(Data excerpts)
[Start of section]

template <bool SLOW, class LT>
DQ_AI uint32_t ll_second(const LT& L, uint32_t e, uint32_t bb) {
  const uint32_t sb = (e >> 4) & 7;
  DQ_CHK(LT::kLSUB + (e >> 7) + ((bb >> LR) & ((1u << sb) - 1)) < (uint32_t)LT::kDROOT, CHK_K2_TABLE);
  if (!SLOW) return L.u.d.T[LT::kLSUB + (e >> 7) + ((bb >> LR) & ((1u << sb) - 1))];
  if (sb) return L.u.d.T[LT::kLSUB + (e >> 7) + ((bb >> LR) & ((1u << sb) - 1))];
  if (!(e & E_SLOW)) return 0u;
  int l = 0;
  const int k = canon_decode(bb, L.u.d.hl, LR + 1, &l);
  return k < 0 ? 0u : L.u.d.lent[k];
}
template <bool SLOW, class LT>
DQ_AI uint32_t d_second(const LT& L, uint32_t e, uint32_t bb) {
  const uint32_t sb = (e >> 4) & 7;
  DQ_CHK(LT::kDSUB + (e >> 7) + ((bb >> DR) & ((1u << sb) - 1)) < (uint32_t)LT::kTEND, CHK_K2_TABLE);
  if (!SLOW) return L.u.d.T[LT::kDSUB + (e >> 7) + ((bb >> DR) & ((1u << sb) - 1))];
  if (sb) return L.u.d.T[LT::kDSUB + (e >> 7) + ((bb >> DR) & ((1u << sb) - 1))];
  if (!(e & E_SLOW)) return 0u;
  int l = 0;
  const int k = canon_decode(bb, L.u.d.hd, DR + 1, &l);
  return k < 0 ? 0u : L.u.d.dent[k];
}


template <bool SLOW, class S, class LT>
DQ_AI bool dsym(BitR& r, const S& W, const LT& L, uint32_t p, uint32_t lim,
                uint32_t& len, uint32_t& dist, uint32_t& lit2, bool& is_m, uint32_t& e) {
  br_refill(r, W);
  uint32_t bb = br_peek(r);
  const uint32_t ri = bb & ((1u << LR) - 1);
  e = L.u.d.T[ri];
  uint32_t pe = 0;
  if constexpr (LT::kPair) pe = zx16(L.u.d.x.pair[ri]);
  if ((e & 15) == 0) e = ll_second<SLOW>(L, e, bb);
  const uint32_t nb = e & 15;
  const uint32_t lx = __builtin_amdgcn_ubfe(e, 5, 3);
  is_m = (e & 16) != 0;
  len = (e >> 8) + (is_m ? 3u : 0u) + __builtin_amdgcn_ubfe(bb, nb, lx);
  const bool two = pe != 0 && p + nb < lim;
  lit2 = two ? pe >> 8 : 0xffffffffu;
  br_take(r, W, nb + lx + (two ? (pe & 15) : 0u));
  br_refill(r, W);
  bb = br_peek(r);
  uint32_t e2 = zx16(L.u.d.T[LT::kDROOT + (bb & ((1u << DR) - 1))]);
  if (is_m && (e2 & 15) == 0) e2 = d_second<SLOW>(L, e2, bb);
  const uint32_t nb2 = e2 & 15, dx = __builtin_amdgcn_ubfe(e2, 4, 4);
  dist = (__builtin_amdgcn_ubfe(e2, 12, 2) << __builtin_amdgcn_ubfe(e2, 8, 4)) + 1u +
         __builtin_amdgcn_ubfe(bb, nb2, dx);
  br_take(r, W, is_m ? nb2 + dx : 0u);
  return (SLOW && nb == 0) || (e & 0xFEF0u) == 0xF810u ||
         (is_m && ((SLOW && nb2 == 0) || (e2 & 0x4000u)));
}
DQ_AI uint32_t stop_end(uint32_t e, uint32_t p) {
  return (e & 15) != 0 && (e & 0xFFF0u) == LL_EOB ? p + (e & 15) : 0xffffffffu;
}

enum : int32_t { F_DEAD = 4 };

constexpr int NCK_DEFAULT = 8;
constexpr uint32_t CKI_DEFAULT = 48;

template <bool SLOW, class S, class LT>
DQ_AI int run_seg(const S& W, const LT& L, uint32_t start, uint32_t sB,
                  uint32_t sE, uint32_t endbits, int32_t* Bp, int32_t* Ep, int32_t* cntp,
                  uint32_t* ck, int ckstride, uint32_t CKI, int NCK) {
  BitR r;
  br_init(r, W, start);
  uint32_t p = br_pos(r);
  uint32_t len = 0, dist = 0, lit2, e = 0;
  bool m;
  const uint32_t sBe = min(sB, endbits);
  while (p < sBe) {
    if (dsym<SLOW>(r, W, L, p, sBe, len, dist, lit2, m, e)) {
      len = stop_end(e, p);
      *Ep = (int32_t)(len != 0xffffffffu ? len : p);
      *Bp = -1;
      *cntp = 0;
      return F_DEAD;
    }
    p = br_pos(r);
  }
  if (p < sB) {
    *Ep = (int32_t)p;
    *Bp = -1;
    *cntp = 0;
    return F_DEAD;
  }
  const int32_t B = (int32_t)p;
  int32_t cnt = 0;
  int f;
  uint32_t thr = ck ? sB + CKI : 0xffffffffu;
  uint32_t* const dummy = const_cast<uint32_t*>(L.scratch) + (tid_fresh() & 15);
  uint32_t* ckp = ck;
  const uint32_t* const cke = ck + NCK * ckstride;
  const uint32_t sEe = min(sE, endbits);
  bool stopped;
  for (;;) {
    const bool cross = p >= thr;
    const bool st = cross && ckp < cke;
    *(st ? ckp : dummy) = ((p - sB) << 16) | (uint32_t)cnt;
    ckp += st ? ckstride : 0;
    thr += cross ? CKI : 0u;
    stopped = false;
    if (p >= sEe) break;
    stopped = true;
    if (dsym<SLOW>(r, W, L, p, min(thr, sEe), len, dist, lit2, m, e)) break;
    cnt += m ? (int32_t)len : (lit2 != 0xffffffffu ? 2 : 1);
    p = br_pos(r);
  }
  if (stopped) {
    len = stop_end(e, p);
    *Ep = (int32_t)(len != 0xffffffffu ? len : p);
    f = len != 0xffffffffu ? F_EOB : F_ERR;
  } else {
    *Ep = (int32_t)p;
    f = p >= sE ? F_EXIT : F_END;
  }
  *Bp = B;
  *cntp = cnt;
  return f;
}

template <bool SLOW, class S, class LT>
DQ_AI int run_redo(const S& W, const LT& L, uint32_t s0, uint32_t sB,
                   uint32_t sE, uint32_t endbits, const uint32_t* ck, int ckstride, int32_t se,
                   int32_t sc, int32_t* Ep, int32_t* cntp, uint32_t CKI, int NCK, int* jm = nullptr) {
  BitR r;
  br_init(r, W, s0);
  int32_t cnt = 0;
  int f;
  uint32_t thr = ck ? sB + CKI : 0xffffffffu;
  uint32_t cur = ck ? ck[0] : 0xffffffffu;
  const uint32_t* ckq = ck;
  const uint32_t* const ckl = ck + (NCK - 1) * ckstride;
  const uint32_t sEe = min(sE, endbits);
  int j = 0;
  int why;
  uint32_t p, len = 0, e = 0;
  for (;;) {
    p = br_pos(r);
    const bool cross = p >= thr;
    const bool merge = cross && (cur >> 16) == p - sB;
    why = merge ? 1 : 0;
    if (p >= sEe || merge) break;
    const bool more = ckq < ckl;
    if (jm) j += cross ? 1 : 0;
    ckq += cross && more ? ckstride : 0;
    const uint32_t nxt = ck ? *ckq : 0xffffffffu;
    thr += cross ? CKI : 0u;
    cur = cross ? (more ? nxt : 0xffffffffu) : cur;
    uint32_t dist = 0, lit2;
    bool m;
    why = 2;
    if (dsym<SLOW>(r, W, L, p, min(thr, sEe), len, dist, lit2, m, e)) break;
    cnt += m ? (int32_t)len : (lit2 != 0xffffffffu ? 2 : 1);
  }
  if (why == 1) {
    *Ep = se >> 3;
    f = se & 7;
    cnt += sc - (int32_t)(cur & 0xffffu);
    if (jm) *jm = j;
  } else if (why == 2) {
    len = stop_end(e, p);
    *Ep = (int32_t)(len != 0xffffffffu ? len : p);
    f = len != 0xffffffffu ? F_EOB : F_ERR;
  } else {
    *Ep = (int32_t)p;
    f = p >= sE ? F_EXIT : F_END;
  }
  *cntp = cnt;
  return f;
}

template <bool SLOW, class S, class LT>
DQ_AI void emit_seg(const S& W, LT& L, uint32_t start, uint32_t target,
                    uint32_t endbits, int32_t p, int32_t isize, int sh, int32_t ibase = 0) {
  typedef volatile __attribute__((address_space(3))) uint8_t lds8;
  uint32_t* const dummy32 = emit_dummy(L) + (tid_fresh() & 63);
  lds8* const dummy1 = (lds8*)dummy32 - 1;
  lds8* const dummy2 = (lds8*)dummy32 - 2;
  BitR r;
  br_init(r, W, start);
  const uint32_t te = min(target, endbits);
  int32_t obase = sh - ibase;
  asm("" : "+v"(obase));
  bool bad = false;
  for (;;) {
    const uint32_t q = br_pos(r);
    if (q >= te || p >= isize) break;
    uint32_t len = 0, dist = 0, lit2;
    bool m;
    uint32_t e;
    const bool stop = dsym<SLOW>(r, W, L, q, te, len, dist, lit2, m, e);
    const bool far = m && (int32_t)dist > p;
    bad = far && !stop;
    if (stop || far) break;
    const bool two = !m && lit2 != 0xffffffffu && p + 1 < isize;
    DQ_CHK(p >= ibase && sh + p - ibase + 2 < (int)sizeof(L.out) &&
               ((p - ibase) >> 5) < (int)(sizeof(L.bm) / 4), CHK_K2_IMAGE);
    const uint32_t desc = (dist - 1) | ((len - 3) << 15);
    lds8* const o = (lds8*)(L.out + (obase + p));
    o[0] = (uint8_t)(m ? desc : len);
    (m || two ? o : dummy1)[1] = (uint8_t)(m ? desc >> 8 : lit2);
    (m ? o : dummy2)[2] = (uint8_t)(desc >> 16);
    atomicOr(m ? &L.bm[(p - ibase) >> 5] : dummy32, 1u << ((p - ibase) & 31));
    p += m ? (int32_t)len : (two ? 2 : 1);
  }
  if (bad) set_err(L, ST_BAD_DIST);
}

__device__ inline uint32_t gf2_mulmod(uint32_t a, uint32_t b) {
  uint32_t p = 0;
#pragma unroll
  for (int i = 31; i >= 0; i--) {
    p ^= ((a >> i) & 1u) ? b : 0u;
    b = (b >> 1) ^ ((b & 1u) ? 0xEDB88320u : 0u);
  }
  return p;
}

DQ_AI int wave_incl_scan(int v, int) {
  v += __builtin_amdgcn_update_dpp(0, v, 0x111, 0xf, 0xf, false);
  v += __builtin_amdgcn_update_dpp(0, v, 0x112, 0xf, 0xf, false);
  v += __builtin_amdgcn_update_dpp(0, v, 0x114, 0xf, 0xf, false);
  v += __builtin_amdgcn_update_dpp(0, v, 0x118, 0xf, 0xf, false);
  v += __builtin_amdgcn_update_dpp(0, v, 0x142, 0xa, 0xf, false);
  v += __builtin_amdgcn_update_dpp(0, v, 0x143, 0xc, 0xf, false);
  return v;
}
DQ_AI int wave_incl_or(int v) {
  v |= __builtin_amdgcn_update_dpp(0, v, 0x111, 0xf, 0xf, false);
  v |= __builtin_amdgcn_update_dpp(0, v, 0x112, 0xf, 0xf, false);
  v |= __builtin_amdgcn_update_dpp(0, v, 0x114, 0xf, 0xf, false);
  v |= __builtin_amdgcn_update_dpp(0, v, 0x118, 0xf, 0xf, false);
  v |= __builtin_amdgcn_update_dpp(0, v, 0x142, 0xa, 0xf, false);
  v |= __builtin_amdgcn_update_dpp(0, v, 0x143, 0xc, 0xf, false);
  return v;
}
DQ_AI uint32_t wave_incl_xor(uint32_t v) {
  v ^= (uint32_t)__builtin_amdgcn_update_dpp(0, (int)v, 0x111, 0xf, 0xf, false);
  v ^= (uint32_t)__builtin_amdgcn_update_dpp(0, (int)v, 0x112, 0xf, 0xf, false);
  v ^= (uint32_t)__builtin_amdgcn_update_dpp(0, (int)v, 0x114, 0xf, 0xf, false);
  v ^= (uint32_t)__builtin_amdgcn_update_dpp(0, (int)v, 0x118, 0xf, 0xf, false);
  v ^= (uint32_t)__builtin_amdgcn_update_dpp(0, (int)v, 0x142, 0xa, 0xf, false);
  v ^= (uint32_t)__builtin_amdgcn_update_dpp(0, (int)v, 0x143, 0xc, 0xf, false);
  return v;
}
DQ_AI int wave_incl_max(int v) {
  v = max(v, __builtin_amdgcn_update_dpp(-1, v, 0x111, 0xf, 0xf, false));
  v = max(v, __builtin_amdgcn_update_dpp(-1, v, 0x112, 0xf, 0xf, false));
  v = max(v, __builtin_amdgcn_update_dpp(-1, v, 0x114, 0xf, 0xf, false));
  v = max(v, __builtin_amdgcn_update_dpp(-1, v, 0x118, 0xf, 0xf, false));
  v = max(v, __builtin_amdgcn_update_dpp(-1, v, 0x142, 0xa, 0xf, false));
  v = max(v, __builtin_amdgcn_update_dpp(-1, v, 0x143, 0xc, 0xf, false));
  return v;
}
DQ_AI uint64_t lanes_below(int lane) { return lane ? (~0ull >> (64 - lane)) : 0ull; }

template <int W0, int NW, int R>
DQ_AI int canon_from_counts(LdsI& L, HuffCanon& h, uint16_t* end, int32_t* q0p, int32_t* qnp) {
  const int l = tid_fresh() & 63;
  const bool in = l >= 1 && l <= 15;
  uint32_t pk = 0;
#pragma unroll
  for (int w = W0; w < W0 + NW; w++) pk += in ? L.u.d.x.h.cntp[w][l >> 1] : 0u;
  const int c = in ? (int)((pk >> (16 * (l & 1))) & 0xffffu) : 0;
  const int offi = wave_incl_scan(c, l);
  const int tt = in ? c << (16 - l) : 0;
  const int code = in ? (int)((uint32_t)(wave_incl_scan(tt, l) - tt) >> (16 - l)) : 0;
  const int left = in ? (1 << l) - (code + c) : 0;
  const uint64_t over = __ballot(in && left < 0);
  const uint64_t used = __ballot(c > 0);
  const int maxl = used ? 63 - __clzll(used) : 0;
  const int left15 = __builtin_amdgcn_readlane(left, 15);
  if (l < 16) {
    h.first[l] = (uint16_t)code;
    h.count[l] = (uint16_t)c;
    h.offs[l] = (uint16_t)(offi - c);
    if (in && l <= R) end[l] = (uint16_t)((code + c) << (R - l));
  }
  if (l == 0) {
    *q0p = __builtin_amdgcn_readlane(offi, R);
    *qnp = __builtin_amdgcn_readlane(offi, 15);
  }
  if (over) return ST_BAD_TABLE;
  if (maxl > 0 && left15 > 0 && maxl != 1) return ST_BAD_TABLE;
  return 0;
}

[End of section]

#### Activity:
Reproduce every line of the records containing the string "more".

#### Exercise output:
    const bool more = ckq < ckl;
    ckq += cross && more ? ckstride : 0;
    cur = cross ? (more ? nxt : 0xffffffffu) : cur;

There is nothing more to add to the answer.